Income-based rather than race-based affirmative action?
Seems like a good idea to me. I think affirmative action would be on much sounder footing if it was based on income/assets (something that's objectively meausreable) rather than race, which can be a problematic concept in many ways. I'm half-Chinese. Does that "count" as Chinese? What about my son, who is a quarter Chinese, but seems to look pretty Asian so far. Of course, being of Asian descent probably won't get you any affirmative action points in a lot of places.In fact, I'd combine this with something else to make it even better. A few years ago I read a Century Foundation study that made a very compelling case that we ought to replace all (or most) race-based affirmative action with income-based affirmative action. (Full report here.) The study found that if it's implemented well, (a) income-based affirmative action produces nearly as much racial diversity as race-based affirmative action, (b) it promotes economic diversity as well, and (c) it actually produces higher graduation rates than either a pure merit-based system (test scores and high school GPAs) or a traditional affirmative action program. What's more, it's an approach that most of the public finds inherently fair.

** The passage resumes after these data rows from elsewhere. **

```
static bool cin1_geom(icl::Cin1Geom& g, int n, int cout, int d, int h, int w, int64_t xbs, int64_t ybs) {
  if (n < 1 || cout < 1 || cout > 16 || d < 1 || h < 1 || w < 1 || (long)d * h * w * 16 >= (1L << 31)) return false;
  g.N = n; g.Cout = cout; g.D = d; g.H = h; g.W = w; g.nty = (h + icl::kC1Rows - 1) / icl::kC1Rows;
  g.x_bstride = xbs; g.y_bstride = ybs; g.ntiles = n * d * g.nty;
  return (size_t)3 * (icl::kC1Rows + 2) * (w + 2) * 4 <= 64 * 1024;
}
static int cin1_grid(const icl::Cin1Geom& g) { return g.ntiles < 2048 ? g.ntiles : 2048; }
static size_t cin1_lds(const icl::Cin1Geom& g) {
  const size_t halo = (size_t)3 * (icl::kC1Rows + 2) * (g.W + 2) * 4;
  return halo > 2048 * 4 ? halo : 2048 * 4;
}

int icl_conv3d_cin1_fwd(const float* x, const float* w, const float* bias, float* y, int n, int cout, int d, int h, int wd, int64_t x_bstride,
                        int64_t y_bstride, void* stream) {
  icl::Cin1Geom g;
  if (!x || !w || !y || !cin1_geom(g, n, cout, d, h, wd, x_bstride, y_bstride)) return fail(-1, "conv3d_cin1_fwd: bad argument");
  ICL_LAUNCH(icl::conv_cin1_fwd_kernel, dim3(cin1_grid(g)), dim3(icl::kC1Threads), cin1_lds(g), (hipStream_t)stream, x, w, bias, y, g);
  snprintf(g_kernel, sizeof(g_kernel), "conv_cin1_fwd_kernel");
  return check_launch("conv3d_cin1_fwd");
}

int64_t icl_conv3d_cin1_wgrad_ws_bytes(int n, int d, int h) {
  const long tiles = (long)n * d * ((h + icl::kC1Rows - 1) / icl::kC1Rows);
  return (tiles < 2048 ? tiles : 2048) * 512 * 4;
}

int icl_conv3d_cin1_wgrad(const float* x, const float* gy, float* gw, void* ws, int n, int cout, int d, int h, int wd, int64_t x_bstride,
                          int64_t gy_bstride, void* stream) {
  icl::Cin1Geom g;
  if (!x || !gy || !gw || !ws || (wd & 3) || (gy_bstride & 3) || !aligned16(gy) || !cin1_geom(g, n, cout, d, h, wd, x_bstride, gy_bstride))
    return fail(-1, "conv3d_cin1_wgrad: bad argument (W and the sample stride of dY must be multiples of 4, dY 16-byte aligned)");
  const int grid = cin1_grid(g);
  ICL_LAUNCH(icl::conv_cin1_wgrad_kernel, dim3(grid), dim3(icl::kC1Threads), cin1_lds(g), (hipStream_t)stream, x, gy, (float*)ws, g);
  if (int rc = check_launch("conv3d_cin1_wgrad")) return rc;
  ICL_LAUNCH(icl::conv_cin1_wgrad_reduce_kernel, dim3(16), dim3(256), 0, (hipStream_t)stream, (const float*)ws, gw, grid, cout);
  snprintf(g_kernel, sizeof(g_kernel), "conv_cin1_wgrad_kernel");
  return check_launch("conv3d_cin1_wgrad_reduce");
}

int64_t icl_conv1x1_wgrad_ws_bytes(int n, int64_t s, int cin, int cout) { return icl_linear_wgrad_ws_bytes((int64_t)n * s, cout, cin); }

namespace {
int conv1x1_wgrad_run(const float* x, const float* gy, float* gw, float* gbias, void* ws, int n, int cin, int cout, int64_t s,
                      int64_t x_bstride, int64_t gy_bstride, const icl::DropSpec& dr, hipStream_t st) {
  const int nsplit = linear_wgrad_nsplit((int64_t)n * s, cout, cin);
  const int ob = (cout + icl::kLwB - 1) / icl::kLwB, ib = (cin + icl::kLwB - 1) / icl::kLwB;
  ICL_LAUNCH(icl::conv1x1_wgrad_kernel, dim3(nsplit / 4, ob, ib), dim3(256), 0, st, gy, x, (float*)ws, n, (long)s, cout, cin, nsplit,
             (long)gy_bstride, (long)x_bstride, dr);
  if (int rc = check_launch("conv1x1_wgrad")) return rc;
  const long EW = (long)cout * cin, E = EW + cout;
  ICL_LAUNCH(icl::linear_wgrad_reduce_kernel, dim3((unsigned)cdivl(E, 16)), dim3(256), 0, st, (const float*)ws, gw, gbias, E, EW, nsplit);
  return check_launch("conv1x1_wgrad_reduce");
}
}

int icl_conv1x1_wgrad(const float* x, const float* gy, float* gw, float* gbias, void* ws, int n, int cin, int cout, int64_t s,
                      int64_t x_bstride, int64_t gy_bstride, void* stream) {
  if (!x || !gy || !gw || !ws || n < 1 || cin < 1 || cout < 1 || s < 4 || (s & 3) || (x_bstride & 3) || (gy_bstride & 3))
    return fail(-1, "conv1x1_wgrad: bad argument (voxel count and batch strides must be multiples of 4)");
  return conv1x1_wgrad_run(x, gy, gw, gbias, ws, n, cin, cout, s, x_bstride, gy_bstride, icl::DropSpec{}, (hipStream_t)stream);
}

int icl_conv1x1_wgrad_dropout(const float* x, const float* gy, float* gw, float* gbias, void* ws, int n, int cin, int cout, int64_t s,
                              int64_t gy_bstride, uint32_t seed, float p, const uint32_t* seed_dev, void* stream) {
  if (!x || !gy || !gw || !ws || n < 1 || cin < 1 || cout < 1 || s < 4 || (s & 3) || (gy_bstride & 3) || !(p >= 0.f && p < 1.f))
    return fail(-1, "conv1x1_wgrad_dropout: bad argument");
  return conv1x1_wgrad_run(x, gy, gw, gbias, ws, n, cin, cout, s, (int64_t)cin * s, gy_bstride, drop_spec(1, seed, p, seed_dev), (hipStream_t)stream);
}

int icl_conv1x1_wgrad_dropout_norm(const float* x, const float* ss, const float* gy, float* gw, float* gbias, void* ws, int n, int cin, int cout,
                                   int64_t s, int64_t gy_bstride, uint32_t seed, float p, const uint32_t* seed_dev, void* stream) {
  if (!x || !ss || !gy || !gw || !ws || n < 1 || cin < 1 || cout < 1 || s < 4 || (s & 3) || (gy_bstride & 3) || !(p >= 0.f && p < 1.f))
    return fail(-1, "conv1x1_wgrad_dropout_norm: bad argument");
  icl::DropSpec dr = p > 0.f ? drop_spec(1, seed, p, seed_dev) : icl::DropSpec{};
  dr.ss = ss;
  return conv1x1_wgrad_run(x, gy, gw, gbias, ws, n, cin, cout, s, (int64_t)cin * s, gy_bstride, dr, (hipStream_t)stream);
}

int icl_relpos_bias_fwd(const float* table, const int64_t* index, float* bias, int n, int heads, int idx_stride, void* stream) {
  if (!table || !index || !bias || n < 1 || n > idx_stride || heads < 1) return fail(-1, "relpos_bias_fwd: bad argument");
  const int npad = (n + 15) / 16 * 16;
  ICL_LAUNCH(icl::relpos_bias_gather_kernel, dim3(grid_for((long)heads * n * npad, 256)), dim3(256), 0, (hipStream_t)stream, table,
             (const long*)index, bias, n, npad, heads, idx_stride);
  return check_launch("relpos_bias_fwd");
}

// ... 742 lines not shown
```

### icl_amd/csrc/kernels/conv_cin1.h

```cpp
#pragma once

namespace icl {

constexpr int kC1Rows = 8, kC1Threads = 256;

struct Cin1Geom {
  int N, Cout, D, H, W, nty;
  long x_bstride, y_bstride;
  int ntiles;
};

__device__ __forceinline__ void c1_stage_halo(float* xs, const float* __restrict__ x, const Cin1Geom& g, int n, int z, int y0) {
  const int PW = g.W + 2, PR = kC1Rows + 2;
  const long HW = (long)g.H * g.W;
  const float* xb = x + (long)n * g.x_bstride;
  for (int it = threadIdx.x; it < 3 * PR * PW; it += kC1Threads) {
    const int px = it % PW, row = it / PW, py = row % PR, pz = row / PR;
    const int gz = z - 1 + pz, gy = y0 - 1 + py, gx = px - 1;
    float v = 0.f;
    if ((unsigned)gz < (unsigned)g.D && (unsigned)gy < (unsigned)g.H && (unsigned)gx < (unsigned)g.W) v = xb[gz * HW + (long)gy * g.W + gx];
    xs[it] = v;
  }
}

// ... 72 lines not shown
  if (slice == 0) {
    float t = 0.f;
#pragma unroll
    for (int k = 0; k < 8; ++k) t += sl[k][o];
    const int co = e >> 5, tap = e & 31;
    if (co < cout && tap < 27) gw[co * 27 + tap] = t;
  }
}

__global__ __launch_bounds__(kC1Threads) void conv_cin1_fwd_kernel(const float* __restrict__ x, const float* __restrict__ w,
                                                                   const float* __restrict__ bias, float* __restrict__ y, Cin1Geom g) {
  ICL_DYN_LDS(float, xs);
  const int lane = threadIdx.x & 63, wid = threadIdx.x >> 6, lr = lane & 15, lg = lane >> 4;
  const int PW = g.W + 2, PR = kC1Rows + 2;
  const long HW = (long)g.H * g.W, DHW = g.D * HW;
  float wa[7];
  int toff[7];
#pragma unroll
  for (int s = 0; s < 7; ++s) {
    const int tap = 4 * s + lg;
    wa[s] = (tap < 27 && lr < g.Cout) ? w[lr * 27 + tap] : 0.f;
    const int t = tap < 27 ? tap : 0;
    toff[s] = (t / 9) * PR * PW + ((t / 3) % 3) * PW + t % 3;
  }
  float bv[4];
#pragma unroll
  for (int r = 0; r < 4; ++r) bv[r] = (bias && 4 * lg + r < g.Cout) ? bias[4 * lg + r] : 0.f;
  for (int tile = blockIdx.x; tile < g.ntiles; tile += gridDim.x) {
    const int n = tile / (g.D * g.nty), rem = tile % (g.D * g.nty), z = rem / g.nty, y0 = (rem % g.nty) * kC1Rows;
    __syncthreads();
    c1_stage_halo(xs, x, g, n, z, y0);
    __syncthreads();
    float* yb = y + (long)n * g.y_bstride + (long)z * HW;
    for (int rr = 0; rr < 2; ++rr) {
      const int ty = 2 * wid + rr, yy = y0 + ty;
      if (yy >= g.H) break;
      const float* xrow = xs + ty * PW;
      for (int x0 = 0; x0 < g.W; x0 += 16) {
        const int xp = x0 + lr;
        const bool in = xp < g.W;
        f32x4 acc = f32x4{bv[0], bv[1], bv[2], bv[3]};
#pragma unroll
        for (int s = 0; s < 7; ++s) acc = icl_mfma_16x16x4(wa[s], in ? xrow[toff[s] + xp] : 0.f, acc);
        if (in) {
#pragma unroll
          for (int r = 0; r < 4; ++r)
            if (4 * lg + r < g.Cout) yb[(long)(4 * lg + r) * DHW + (long)yy * g.W + xp] = acc[r];
        }
      }
    }
  }
}

}
```

### icl_amd/ops.py

```python
from __future__ import annotations

import ctypes
import math
import os
from typing import Optional, Sequence

import torch

from . import _lib
from .step_scope import BackwardEnd, DeferredBiasGrads, DeferredWgradReduce, FactoredGrads, ScopeField, StepScope, WgradLane

_vp = ctypes.c_void_p


def _ptr(t: Optional[torch.Tensor]):
    return None if t is None else _vp(t.data_ptr())


def _stream(t: torch.Tensor):
    if t.is_cuda:
        return _vp(torch.cuda.current_stream(t.device).cuda_stream)
    return None


# ... 304 lines not shown
        z = _ZERO_CACHE[key] = torch.zeros(n, dtype=torch.float32, device=device)
    return z


CONV1X1_WGRAD_MIN_VOXELS = 4096
FIRST_CONV_PLANES_MAX_K = 32
CONV1X1_GEMM_MIN_VOXELS = 65536
CONV1X1_SMALL_MAX_CHANNELS = 16
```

So: I'd favor increased financial aid to poor and middle-class students and income-based affirmative action to help them gain admission to the best university they're likely to do well at. It's good for the kids, it's good for the country, it would increase graduation rates, and if it's done right it might even allow us to make more sensible choices about just how many students ought to attempt a university degree vs. a community college degree. And it provides an effective substitute (i.e., one that genuinely helps minority students) for race-based affirmative action, a program that's overwhelmingly unpopular among the American public and therefore, in the long run, probably not sustainable. This would be a pretty good alternative.
Comments
The point of the workshop was to prepare more minority students for work as journalists, to give minorities a larger voice in the media. The problem with this is the underlying assumption that all minorities speak as one, that they all have the same concerns and frames of reference. This is of course ridiculous. The "Black Experience" has changed drastically since Ellison wrote The Invisible Man, and while racial intolerance still exists, large swaths of Black Americans have moved into the middle class and above, and their voices are vastly different than those of the black underclass.
The original reason for affirmative action was to give a leg up to persons disadvantaged economically by racial discrimination. That's well and good, but it has carried an unspoken assumption that all minorities are disadvantaged.
Options that would work better are the Texas ten percent solution which guarantees admissions to any student who graduates within the top ten percent of their high school class. This helps Afircan American and Hispanic students enrolled in poor school districts that tend to be predominately minority. So far, the top ten percenters enrolled at the University of Texas and Texas A&M appear to be holding their own academically.
Another solution would be to pool all applicants who meet minimum requirements into a lottery pool. The laws of chance would ensure races and ethic groups are proportionally represented, not in relationship to their percentage of the pouplation but in relation to their percentage of minimally qualified applicants.